Heat Transfer Final Temperature Problem

[breez]

There are two insulated compartments separated by a thin wall. The left side contains .060 mol of He at a initial temperature of 600 k and the right side contains .030 mol He at the initial temperature of 300 K. The compartment on the right is attached to a vertical cylinder, above which the air pressure is 1.0 atm. A 10-cm-diameter, 2.0 kg piston can slide without friction up and down the cylinder. The volumes of the compartments are not known, but the cylinder diameter is known.

a. What is the final temperature?
b. How much heat is transferred from the left side to the right side?
c. How high is the piston lifted due to the heat transfer?
d. What fraction of the heat is converted to work?
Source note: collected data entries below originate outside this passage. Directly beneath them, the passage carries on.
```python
class VGGLoss(torch.nn.Module):
    def __init__(self, width_div: int = 1, feature_dtype=None):
        super().__init__()
        if feature_dtype is None:
            feature_dtype = vgg_dtype_from_env()
        if feature_dtype not in (torch.float32, torch.bfloat16):
            raise FF.FmiError(f"feature_dtype must be torch.float32 or torch.bfloat16, got {feature_dtype}")
        self.feature_dtype = feature_dtype
        try:
            import torchvision

            features = torchvision.models.vgg16(pretrained=True).features
        except Exception:
            features = _vgg16_features(width_div)
        blocks = [features[:4].eval(), features[4:9].eval(), features[9:16].eval(), features[16:23].eval()]
        for bl in blocks:
            for p in bl.parameters():
                p.requires_grad = False
        self.blocks = torch.nn.ModuleList(blocks)
        if feature_dtype == torch.bfloat16:
            FF.vgg_trunk_check_widths([(m.in_channels, m.out_channels) + tuple(m.kernel_size) for bl in blocks for m in bl if isinstance(m, nn.Conv2d)])
        self.register_buffer("mean", torch.tensor([0.485, 0.456, 0.406]).view(1, 3, 1, 1))
        self.register_buffer("std", torch.tensor([0.229, 0.224, 0.225]).view(1, 3, 1, 1))
        self._cache = {}

    def _prepare(self):
        convs = [m for bl in self.blocks for m in bl if isinstance(m, nn.Conv2d)]
        key = tuple((c.weight.data_ptr(), c.weight._version) for c in convs)
        if self._cache.get("key") != key:
            with torch.no_grad():
                pws = FF.prepare_weights([(c.weight, None, None) for c in convs])
                packs16 = FF.vgg_trunk_packs(pws, [c.bias for c in convs]) if self.feature_dtype == torch.bfloat16 else None
            self._cache = {"key": key, "pws": pws, "packs16": packs16}
        for c, pw in zip(convs, self._cache["pws"]):
            object.__setattr__(c, "_fmi_packed", pw)

    def _block(self, bi, x):
        mods = [m for m in self.blocks[bi] if isinstance(m, (nn.MaxPool2d, nn.Conv2d))]
        prev_conv = False
        for i, m in enumerate(mods):
            if isinstance(m, nn.MaxPool2d):
                x = FF.max_pool2(x)
                prev_conv = False
            else:
                next_conv = i + 1 < len(mods) and isinstance(mods[i + 1], nn.Conv2d)
                x = run_conv(m, x, act=FF.ACT_RELU, in_act=("mask", 0.0) if prev_conv else None, skip_act_bwd=next_conv)
                prev_conv = True
        return x

    def _taps16(self, x, y):
        if self.feature_dtype != torch.bfloat16:
            return None, None
        blocks = tuple(sum(isinstance(m, nn.Conv2d) for m in bl) for bl in self.blocks)
        xt = FF.vgg_trunk_bf16(x, self._cache["packs16"], blocks)
        with torch.no_grad():
            yt = FF.vgg_trunk_bf16(y, self._cache["packs16"], blocks)
        return xt, yt

    @staticmethod
    def _input_extent(h, w):
        return (224, 224) if w > 224 else (h, w)

    def _check16(self, h, w):
        if self.feature_dtype == torch.bfloat16:
            FF.vgg_trunk_check_extent(h, w)

    def _input(self, img):
        x = FF.to_nhwc(img)
        n, h, w, c = x.shape
        oh, ow = self._input_extent(h, w)
        return FF.resize_bilinear(x, oh, ow, self.mean.view(3).contiguous(), self.std.view(3).contiguous())

    def forward(self, input, target, lossType="perceptual"):
        self._check16(*self._input_extent(input.shape[2], input.shape[3]))
        self._prepare()
        x = self._input(input)
        with torch.no_grad():
            y = self._input(target)
        loss = 0.0
        xt, yt = self._taps16(x, y)
        for i in range(len(self.blocks)):
            if xt is not None:
                x, y = xt[i], yt[i]
            else:
                x = self._block(i, x)
                with torch.no_grad():
                    y = self._block(i, y)
            n, h, w, c = x.shape
            dim = c * h * w
            if lossType == "perceptual":
                loss = loss + FF.l1_loss(x, y) / dim
            elif lossType == "style":
                gx = FF.gram_matrix(x.view(n, h * w, c))
                gy = FF.gram_matrix(y.view(n, h * w, c))
                loss = loss + FF.l1_loss(gx, gy) / (c * c * dim)
            elif lossType == "contextual" and i == 3:
                loss = loss + FF.contextual_loss(x.view(n, h * w, c), y.view(n, h * w, c)) / dim
        return loss


    def forward_multi(self, triples):
        for t in triples:
            self._check16(*self._input_extent(t[0].shape[2], t[0].shape[3]))
        x = torch.cat([self._input(t[0]) for t in triples], 0)
        with torch.no_grad():
            y = torch.cat([self._input(t[1]) for t in triples], 0)
        return self.forward_multi_prepared(x, y, [t[2] for t in triples])

    def forward_multi_prepared(self, x, y, loss_types):
        self._check16(x.shape[1], x.shape[2])
        self._prepare()
        k = len(loss_types)
        n = x.shape[0] // k
        losses = [0.0] * k
        xt, yt = self._taps16(x, y)
        for i in range(len(self.blocks)):
            if xt is not None:
                x, y = xt[i], yt[i]
            else:
                x = self._block(i, x)
                with torch.no_grad():
                    y = self._block(i, y)
            _, h, w, c = x.shape
            dim = c * h * w
            xparts, yparts = x.split(n, 0), y.split(n, 0)
            for j, lossType in enumerate(loss_types):
                xs, ys = xparts[j], yparts[j]
                if lossType == "perceptual":
                    losses[j] = losses[j] + FF.l1_loss(xs, ys) / dim
                elif lossType == "style":
                    gx = FF.gram_matrix(xs.reshape(n, h * w, c))
                    gy = FF.gram_matrix(ys.reshape(n, h * w, c))
                    losses[j] = losses[j] + FF.l1_loss(gx, gy) / (c * c * dim)
                elif lossType == "contextual" and i == 3:
                    losses[j] = losses[j] + FF.contextual_loss(xs.reshape(n, h * w, c), ys.reshape(n, h * w, c)) / dim
        return losses


class GANOptimizer(nn.Module):

    def __init__(self, optimizer_D, optimizer_G, lambda_g=0.01, debug=False, vgg_width_div: int = 1, vgg_dtype=None):
        super().__init__()
        self.gan_loss = GANLoss("lsgan")
        self.vgg_loss = VGGLoss(vgg_width_div, feature_dtype=vgg_dtype)
        self.debug = debug
        self.optimizer_D = optimizer_D
        self.optimizer_G = optimizer_G
        self.lambda_perc = 0.1
        self.lambda_style = 250
        self.lambda_cx = 1
        self.lambda_g = lambda_g
        self.early_d = None
        self.fused_head = False

    LOSS_TYPES = ("perceptual", "style", "contextual")

    @staticmethod
    def _masked(img, mask, invert):
        return FF.to_nchw(FF.mask_mul(FF.to_nhwc(img), mask.contiguous(), invert))

    def perceptual_loss(self, gt_img, gen_img):
        return self.vgg_loss(gen_img, gt_img, lossType="perceptual")

    def style_loss(self, gen_img, src_img, src_mask):
        return self.vgg_loss(self._masked(gen_img, src_mask, True), src_img, lossType="style")

    def contextual_loss(self, gen_img, ref_img, src_mask):
        return self.vgg_loss(self._masked(gen_img, src_mask, False), self._masked(ref_img, src_mask, False), lossType="contextual")

    def discriminator_loss(self, netD, real, fake):
        D_real_loss = self.gan_loss(netD(real), True, True)
        D_fake_loss = self.gan_loss(netD(fake.detach()), False, True)
        return (D_real_loss + D_fake_loss) * 0.5

    def generator_loss(self, netD, real, fake, freeze=True, l1=None):
        if freeze:
            base_function._freeze(netD)
        D_fake = netD(fake)
        loss_ad_g = self.gan_loss(D_fake, True, False) * self.lambda_g
        loss_l1_g = FF.l1_loss(FF.to_nhwc(fake), FF.to_nhwc(real)) if l1 is None else l1
        return loss_ad_g + loss_l1_g

    def _head(self, src_img, gt_img, ref_img, gen_img, src_mask):
        return FF.gan_image_head(gen_img, gt_img, src_img, ref_img, src_mask, self.vgg_loss.mean, self.vgg_loss.std)

    def __call__(self, discriminator, src_img, gt_img, ref_img, gen_img, src_mask):
        d_params = [p for p in discriminator.parameters() if p.requires_grad]
        for p in d_params:
            p.requires_grad_(False)
        head = self._head(src_img, gt_img, ref_img, gen_img, src_mask) if self.fused_head else None
        try:
            if head is None:
                G_loss = self.generator_loss(discriminator, gt_img, gen_img, freeze=False)
            else:
                G_loss = self.generator_loss(discriminator, gt_img, gen_img, freeze=False, l1=head[2])
        finally:
            for p in d_params:
                p.requires_grad_(True)
        if head is not None:
            perc, sty, cx = self.vgg_loss.forward_multi_prepared(head[0], head[1], self.LOSS_TYPES)
        else:
            perc, sty, cx = self.vgg_loss.forward_multi([
                (gen_img, gt_img, "perceptual"),
                (self._masked(gen_img, src_mask, True), src_img, "style"),
                (self._masked(gen_img, src_mask, False), self._masked(ref_img, src_mask, False), "contextual")])
        perc_loss, style_loss, cx_loss = perc * self.lambda_perc, sty * self.lambda_style, cx * self.lambda_cx
        G_loss = G_loss + perc_loss + style_loss + cx_loss
        early_d = self.early_d if self.early_d is not None else hasattr(self.optimizer_D, "launch")
# ... 68 lines not shown
```

include/fmi_hip.h:

```cpp
#ifndef FMI_HIP_H
#define FMI_HIP_H

#include <stdint.h>

#ifdef __cplusplus
extern "C" {
#endif

typedef enum {
  FMI_OK = 0,
  FMI_ERR_BAD_ARG = 1,
  FMI_ERR_UNSUPPORTED = 2,
  FMI_ERR_LAUNCH = 3
} fmi_status;

const char* fmi_status_string(int status);
int fmi_version(void);
int fmi_set_deterministic(int on);
int fmi_get_deterministic(void);

int fmi_gemm_f32(const float* A, const float* B, float* C, int M, int N, int K,
                 int64_t sa_m, int64_t sa_k, int64_t sb_k, int64_t sb_n, int64_t sc_m, int64_t sc_n,
                 int batch, int64_t sa_b, int64_t sb_b, int64_t sc_b,
                 float alpha, float beta, const float* bias, void* stream);
// ... 343 lines not shown
typedef struct {
  float* p; const float* g; float* m; float* v; float* slow; float* row_mean; int64_t n; int64_t cols;
} fmi_ranger_entry;
int fmi_ranger_step_f32(const fmi_ranger_entry* entries , int count, float lr, float beta1, float beta2, float eps,
                        float weight_decay, float step_size, int rectified, float alpha, int lookahead, void* stream);

int fmi_upfirdn2d_f32(const float* in, const float* kernel, float* out, int major, int in_h, int in_w,
                      int kh, int kw, int up_x, int up_y, int down_x, int down_y,
                      int pad_x0, int pad_x1, int pad_y0, int pad_y1, void* stream);
int fmi_upfirdn2d_bf16(const uint16_t* in, const uint16_t* kernel, uint16_t* out, int major, int in_h, int in_w, int kh, int kw,
                       int up_x, int up_y, int down_x, int down_y, int pad_x0, int pad_x1, int pad_y0, int pad_y1, void* stream);
int fmi_fused_bias_act_f32(const float* x, const float* bias, const float* ref, float* out, int64_t n,
                           int step_b, int size_b, int act, int grad, float alpha, float scale, void* stream);
int fmi_fused_bias_act_bf16(const uint16_t* x, const uint16_t* bias, const uint16_t* ref, uint16_t* out, int64_t n, int step_b,
                            int size_b, int act, int grad, float alpha, float scale, void* stream);
int fmi_bias_grad_nchw_f32(const float* g, int N, int C, int64_t HW, float* dbias, void* stream);
int fmi_bias_grad_nchw_bf16(const void* g, int N, int C, int64_t HW, float* dbias, void* stream);
int fmi_noise_bias_act_f32(const float* x, const float* bias, const float* noise, const float* nw, float* y,
                           int64_t pixels, int C, float alpha, float scale, void* stream);
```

I believe Part b follows directly from the relation between absolute temperature and KE (just find the difference in temperatures between initial and equilibrium states). However, I cannot figure out part a. Any tips/leads would be helpful.

 

[Stovebolt]

There are two insulated compartments separated by a thin wall. The left side contains .060 mol of He at a initial temperature of 600 k and the right side contains .030 mol He at the initial temperature of 300 K. The compartment on the right is attached to a vertical cylinder, above which the air pressure is 1.0 atm. A 10-cm-diameter, 2.0 kg piston can slide without friction up and down the cylinder. The volumes of the compartments are not known, but the cylinder diameter is known.

a. What is the final temperature?
b. How much heat is transferred from the left side to the right side?
c. How high is the piston lifted due to the heat transfer?
d. What fraction of the heat is converted to work?

I believe Part b follows directly from the relation between absolute temperature and KE (just find the difference in temperatures between initial and equilibrium states). However, I cannot figure out part a. Any tips/leads would be helpful.

Given that you're only dealing with Helium, the final temperature of the entire system will be equal to the average temperature per mole.

You're on the right track for part b. The energy transferred will be directly proportional to the change in temperature of one side.

One thing to note - while the volume of the compartments are not given, there is enough information to calculate the initial volume of the right compartment. This should help with part c.

 

[thomate1]

a. To determine the final temperature, we can use the principle of conservation of energy. Since the compartments are insulated, we can assume that there is no heat exchange with the surroundings. Therefore, the total internal energy of the system (i.e. the combined He in both compartments) must remain constant. We can express this as:

Ufinal = Uinitial

The internal energy of a gas is given by the formula U = (3/2) nRT, where n is the number of moles, R is the gas constant, and T is the temperature in Kelvin. Using this formula for both compartments, we can set up the following equation:

(3/2) (0.060 mol) (R) (Tfinal) + (3/2) (0.030 mol) (R) (Tfinal) = (3/2) (0.060 mol) (R) (600 K) + (3/2) (0.030 mol) (R) (300 K)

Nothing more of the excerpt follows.